Yesterday I viewed a decaying body for the first time. I didn't want to touch his once unstoppable, now fragile body. In my mind I saw the grey chest simply caving in and flooding with dusty driftwood. But that is not the point.

I've been trying desperately to record everything - the funeral mass service, the small family moments during the reception, all of the testimonies of friends and family - but I cannot be everywhere at once, and I am exhausted. I thought the death day was long; then I thought the whole weekend was long; then I thought the week was long. Now I know that every minute will be long for a long time and everything before now was a very short time. And I am so tired.

I can't get the last vivid memories of my uncle out of my mind only 2 and a half years ago. I had just come home after being away for a few years. We were lounging on couches while my grandmother tinkered in the kitchen. We circumlocuted sighs for a while.  He asked me questions while I tried not to answer. "The way you talk about him," he said, "It breaks my heart." Then, out of nowhere, talk of my own love spurred memory of his own "My Mari, my Mari," he bemoaned as though it were only yesterday she left, although it had been 20 years. I'd never heard him sound like this before - so bare. I never felt so close to him.



Now he is dead and there sits Maria in the church pew sobbing. I never thought she'd come - they were both remarried. But here she is. My God, I thought, She still loves him, too, after all. She sits and sits - unable to say anything to him; unable to go back.
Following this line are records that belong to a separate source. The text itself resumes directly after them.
template <int NW, bool HI, bool GLOBAL, bool BAL = false, bool PLAIN = false>
__global__ __launch_bounds__(NW * 64, (NW >= 8 ? 1 : (NW == 4 ? 3 : 2))) void window_attention_split_kernel(
    const unsigned short *__restrict__ qkv, long ldq ,
    const unsigned short *__restrict__ pad_row, float *__restrict__ out, unsigned short *__restrict__ out_s,
    int Kp_out, int C, int heads, WinGeom g, int q_tiles , float scale, BalArgs bal) {
  static_assert(!BAL || GLOBAL, "the balanced schedule is for whole-grid launches");
  static_assert(!PLAIN || HI, "plain rows carry no lo plane");
  constexpr int NT = NW * 64;
  constexpr int PPR = PLAIN ? 8 : 16;
  constexpr int PIECES = 32 * PPR;
  constexpr int STG = (PIECES + NT - 1) / NT;

  constexpr int KPL = 32 * KS + 32;
  constexpr int VPL = 32 * VS;
  constexpr int KBUF = 2 * KPL, VBUF = 2 * VPL;
  __shared__ __attribute__((aligned(16))) unsigned short lds[2 * KBUF + 2 * VBUF];
  unsigned short *Ks = lds;
  unsigned short *Vt = lds + 2 * KBUF;
  constexpr int TAB = GLOBAL ? 1 : MAX_WIN_TOKENS;
  __shared__ long long tab[TAB];

  const int L = g.wh * g.ww;
  int head, win, n_seg = 1;
  int seg_tile0[2] = {0, 0}, seg_nact[2] = {NW, NW}, seg_j0[2] = {0, 0}, seg_j1[2] = {L / 32, L / 32}, seg_part[2] = {-1, -1};
  int seg_grp[2] = {0, 0};
  if (BAL) {
    const int pass = blockIdx.x / bal.n_wg_pass, w = blockIdx.x - pass * bal.n_wg_pass;
    int slot;
    if ((heads & 7) == 0 && (bal.n_wg_pass & 7) == 0) {
      const int xcd = w & 7, s_ = w >> 3;
      head = xcd * (heads >> 3) + s_ / bal.groups;
      slot = s_ % bal.groups;
    } else {
      head = w / bal.groups;
      slot = w % bal.groups;
    }
    win = 0;
    if (pass < bal.n_full) {
      seg_tile0[0] = (pass * bal.groups + slot) * NW;
    } else {
      const long S = (long)bal.n_grp * bal.nkt;
      const long s0 = bal_cut(S, bal.groups, slot), s1 = bal_cut(S, bal.groups, slot + 1);
      n_seg = 0;
      for (long s = s0; s < s1;) {
        const int gq = (int)(s / bal.nkt);
        const long e = min(s1, (long)(gq + 1) * bal.nkt);
        if (n_seg < 2) {
          seg_grp[n_seg] = gq;
          seg_tile0[n_seg] = bal.rem_tile0 + gq * NW;
          seg_nact[n_seg] = min(NW, bal.rem - gq * NW);
          seg_j0[n_seg] = (int)(s - (long)gq * bal.nkt);
          seg_j1[n_seg] = (int)(e - (long)gq * bal.nkt);
          seg_part[n_seg] = slot - bal_piece_of(S, bal.groups, (long)gq * bal.nkt);
          ++n_seg;
        }
        s = e;
      }
    }
  } else {
    const int pid = xcd_remap(blockIdx.x, gridDim.x);
    const int qt = pid % q_tiles;
    const int wh_id = pid / q_tiles;
    head = wh_id % heads;
    win = wh_id / heads;
    seg_tile0[0] = qt * NW;
  }
  const int wr = win / g.nwc, wc = win - wr * g.nwc;

  const int tid = threadIdx.x, lane = tid & 63, wave = tid >> 6;
  const int l31 = lane & 31, h = lane >> 5;
  const int hoff = head * HD;
  const long qoff = (PLAIN ? 1L : 2L) * hoff, koff = (PLAIN ? 1L : 2L) * (C + hoff), voff = (PLAIN ? 1L : 2L) * (2 * C + hoff);

  if (!GLOBAL) {
    const long long pad_delta = reinterpret_cast<const char *>(pad_row) - reinterpret_cast<const char *>(qkv);
    for (int t = tid; t < L; t += NT) {
      const int tok = token_of(g, wr, wc, t);
      tab[t] = (tok >= 0) ? (long long)tok * ldq * 2 : pad_delta;
    }
  }
  constexpr bool IDLE_SKIP = !GLOBAL || BAL;
  bool tab_ready = GLOBAL;
#pragma unroll 1
  for (int seg = 0; seg < n_seg; ++seg) {
  const int tile0 = seg_tile0[seg], n_active = seg_nact[seg], j0 = seg_j0[seg], j1 = seg_j1[seg];
#ifdef CRA5_ATTN_TRACE
  const int atrace_idx = GLOBAL ? 8192 : (int)blockIdx.x;
  const unsigned long long atrace_c0 = clock64();
#endif
  CRA5_ATRACE(0, wall_clock64());
  const int tq = (tile0 + wave) * 32 + l31;
  const int q_tok = (tq < L && wave < n_active) ? token_of(g, wr, wc, tq) : -1;
  const bool wave_active = __any(q_tok >= 0);
  if (!__syncthreads_or(wave_active ? 1 : 0)) continue;
  tab_ready = true;

  half8 qh[4], ql[4];
  {
    const unsigned short *qrow = ((q_tok >= 0) ? qkv + (size_t)q_tok * ldq : pad_row) + qoff;
#pragma unroll
    for (int s = 0; s < 4; ++s) {
      const int chunk = s >> 1, pp = 2 * (s & 1) + h;
      if (PLAIN) {
        qh[s] = *reinterpret_cast<const half8 *>(qrow + 16 * s + 8 * h);
        ql[s] = qh[s];
      } else {
        qh[s] = *reinterpret_cast<const half8 *>(qrow + chunk * 64 + pp * 8);
        ql[s] = *reinterpret_cast<const half8 *>(qrow + chunk * 64 + 32 + pp * 8);
      }
    }
  }
  const float cexp = scale * 1.44269504088896340736f;
  f32x16 negm;
#pragma unroll
  for (int r = 0; r < 16; ++r) negm[r] = 0.f;
  if (HI) {
#pragma unroll
    for (int s = 0; s < 4; ++s)
#pragma unroll
      for (int e = 0; e < 8; ++e) qh[s][e] = (_Float16)((float)qh[s][e] * cexp);
  }
  const float cmax = HI ? 1.0f : cexp;

  f32x16 o[2];
#pragma unroll
  for (int t = 0; t < 2; ++t)
#pragma unroll
    for (int r = 0; r < 16; ++r) o[t][r] = 0.f;
  float m_run = HI ? 0.f : -INFINITY, l_run = 0.f;

  const int n_tiles = j1 - j0;
  uint4 sk0 = make_uint4(0u, 0u, 0u, 0u), sk1 = sk0, sv0 = sk0, sv1 = sk0;
  static_assert(STG == 1 || STG == 2, "staging below is written out for one or two 16-byte pieces per thread");
  constexpr bool TWO = STG == 2;
  const int krow0 = min(tid / PPR, 31), krow1 = min((tid + NT) / PPR, 31);
  const long kcol = koff + (tid % PPR) * 8;
  const long vcol = voff + (tid % PPR) * 8;
  const unsigned short *kq0 = qkv + (size_t)(krow0 + 32 * j0) * ldq + kcol;
  const unsigned short *kq1 = qkv + (size_t)(krow1 + 32 * j0) * ldq + kcol;
  const unsigned short *vq0 = qkv + (size_t)(krow0 + 32 * j0) * ldq + vcol;
  const unsigned short *vq1 = qkv + (size_t)(krow1 + 32 * j0) * ldq + vcol;
  const long tile_step = 32 * ldq;
#define CRA5_ROW(JJ, ROW) \
  reinterpret_cast<const unsigned short *>(reinterpret_cast<const char *>(qkv) + tab[(JJ)*32 + (ROW)])
  const bool stage0 = (NT <= PIECES) || (tid < PIECES);
  const bool stage1 = TWO && (tid + NT < PIECES);
#define CRA5_K_LOAD(J)                                                                    \
  if (stage0) {                                                                           \
    if (GLOBAL) {                                                                         \
      sk0 = *reinterpret_cast<const uint4 *>(kq0);                                        \
      if (stage1) sk1 = *reinterpret_cast<const uint4 *>(kq1);                            \
      const long st_ = ((J) < n_tiles - 1) ? tile_step : 0;  \
      kq0 += st_;                                                                         \
      kq1 += st_;                                                                         \
    } else {                                                                              \
      const int jj_ = min((J), n_tiles - 1);                                              \
      sk0 = *reinterpret_cast<const uint4 *>(CRA5_ROW(jj_, krow0) + kcol);                \
      if (stage1) sk1 = *reinterpret_cast<const uint4 *>(CRA5_ROW(jj_, krow1) + kcol);    \
    }                                                                                     \
  }
#define CRA5_V_LOAD(J)                                                                    \
  if (stage0) {                                                                           \
    if (GLOBAL) {                                                                         \
      sv0 = *reinterpret_cast<const uint4 *>(vq0);                                        \
      if (stage1) sv1 = *reinterpret_cast<const uint4 *>(vq1);                            \
      const long st_ = ((J) < n_tiles - 1) ? tile_step : 0;                               \
      vq0 += st_;                                                                         \
      vq1 += st_;                                                                         \
    } else {                                                                              \
      const int jj_ = min((J), n_tiles - 1);                                              \
      sv0 = *reinterpret_cast<const uint4 *>(CRA5_ROW(jj_, krow0) + vcol);                \
      if (stage1) sv1 = *reinterpret_cast<const uint4 *>(CRA5_ROW(jj_, krow1) + vcol);    \
    }                                                                                     \
  }
#define CRA5_K_STORE1(P, BUF)                                                             \
  {                                                                                       \
    const int idx = tid + (P)*NT;                                                         \
    if (idx < PIECES) {                                                                   \
      const int row = idx / PPR, piece = idx % PPR;                                       \
      const int plane = PLAIN ? 0 : (piece >> 2) & 1, d0 = PLAIN ? 8 * piece : 32 * (piece >> 3) + 8 * (piece & 3); \
      *reinterpret_cast<uint4 *>(Ks + (BUF)*KBUF + plane * KPL + row * KS + d0) = sk##P;  \
    }                                                                                     \
  }
#define CRA5_K_STORE(BUF) { CRA5_K_STORE1(0, BUF) if (TWO) CRA5_K_STORE1(1, BUF) }
#define CRA5_V_STORE1(P, BUF)                                                             \
  {                                                                                       \
    const int idx = tid + (P)*NT;                                                         \
    if (idx < PIECES) {                                                                   \
      const int row = idx / PPR, piece = idx % PPR;                                       \
      const int plane = PLAIN ? 0 : (piece >> 2) & 1, d0 = PLAIN ? 8 * piece : 32 * (piece >> 3) + 8 * (piece & 3); \
      *reinterpret_cast<uint4 *>(Vt + (BUF)*VBUF + plane * VPL + row * VS + d0) = sv##P;  \
    }                                                                                     \
  }
#define CRA5_V_STORE(BUF) { CRA5_V_STORE1(0, BUF) if (TWO) CRA5_V_STORE1(1, BUF) }
#define CRA5_SCORES(DST, KB)                                                              \
  {                                                                                       \
    f32x16 acc_;                                                                          \
    _Pragma("unroll") for (int r = 0; r < 16; ++r) acc_[r] = 0.f;                         \
    _Pragma("unroll") for (int st = 0; st < 4; ++st) {                                    \
      const half8 kh = *reinterpret_cast<const half8 *>(k_base + (KB)*KBUF + 16 * st);     \
      const half8 kl = *reinterpret_cast<const half8 *>(k_base + (KB)*KBUF + KPL + 16 * st); \
      if (!HI) {                                                                          \
        acc_ = __builtin_amdgcn_mfma_f32_32x32x16_f16(kl, qh[st], acc_, 0, 0, 0);         \
        acc_ = __builtin_amdgcn_mfma_f32_32x32x16_f16(kh, ql[st], acc_, 0, 0, 0);         \
      }                                                                                   \
      if (HI && st == 0) {                                                                \
        CRA5_MFMA_FROM(acc_, kh, qh[0], negm);                                            \
      } else {                                                                            \
        acc_ = __builtin_amdgcn_mfma_f32_32x32x16_f16(kh, qh[st], acc_, 0, 0, 0);         \
      }                                                                                   \
    }                                                                                     \
    DST = acc_;                                                                           \
  }
#if defined(__HIP_DEVICE_COMPILE__)
#define CRA5_MFMA_FROM(D, A, B, C) \
  asm("s_nop 3\n\tv_mfma_f32_32x32x16_f16 %0, %1, %2, %3" : "=&v"(D) : "v"(A), "v"(B), "v"(C))
#else
#define CRA5_MFMA_FROM(D, A, B, C) (D) = (C)
#endif

  const unsigned short *k_base = Ks + l31 * KS + 8 * h;
  const unsigned short *v_base = Vt + (4 * h + ((lane & 15) >> 2)) * VS + 16 * ((lane >> 4) & 1) + 4 * (lane & 3);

Life is short. There is nothing beyond. There is such thing as too late: when we die, which could be at any moment. These are the thoughts with which I am left as I watch the sad parade of mourners in disbelief, reliving every memory in a spectacular orgy of oration. It is futile now. It didn't have to be. It doesn't have to be. For love. But that's not for me to decide. Yesterday I sat sobbing silently stupidly hoping He'd walk through the door. But He never did. I failed and I will take my hell as I have been: willingly. Every single night, where he comes into my dreams and steals us away to our secret silent place to keep us safe from the darkness nearby that tries to pry. Every single morning, where I wake with a jolt and the pain compresses my body so I live the day breathless like a zombie. Just enough alive to feel the torture.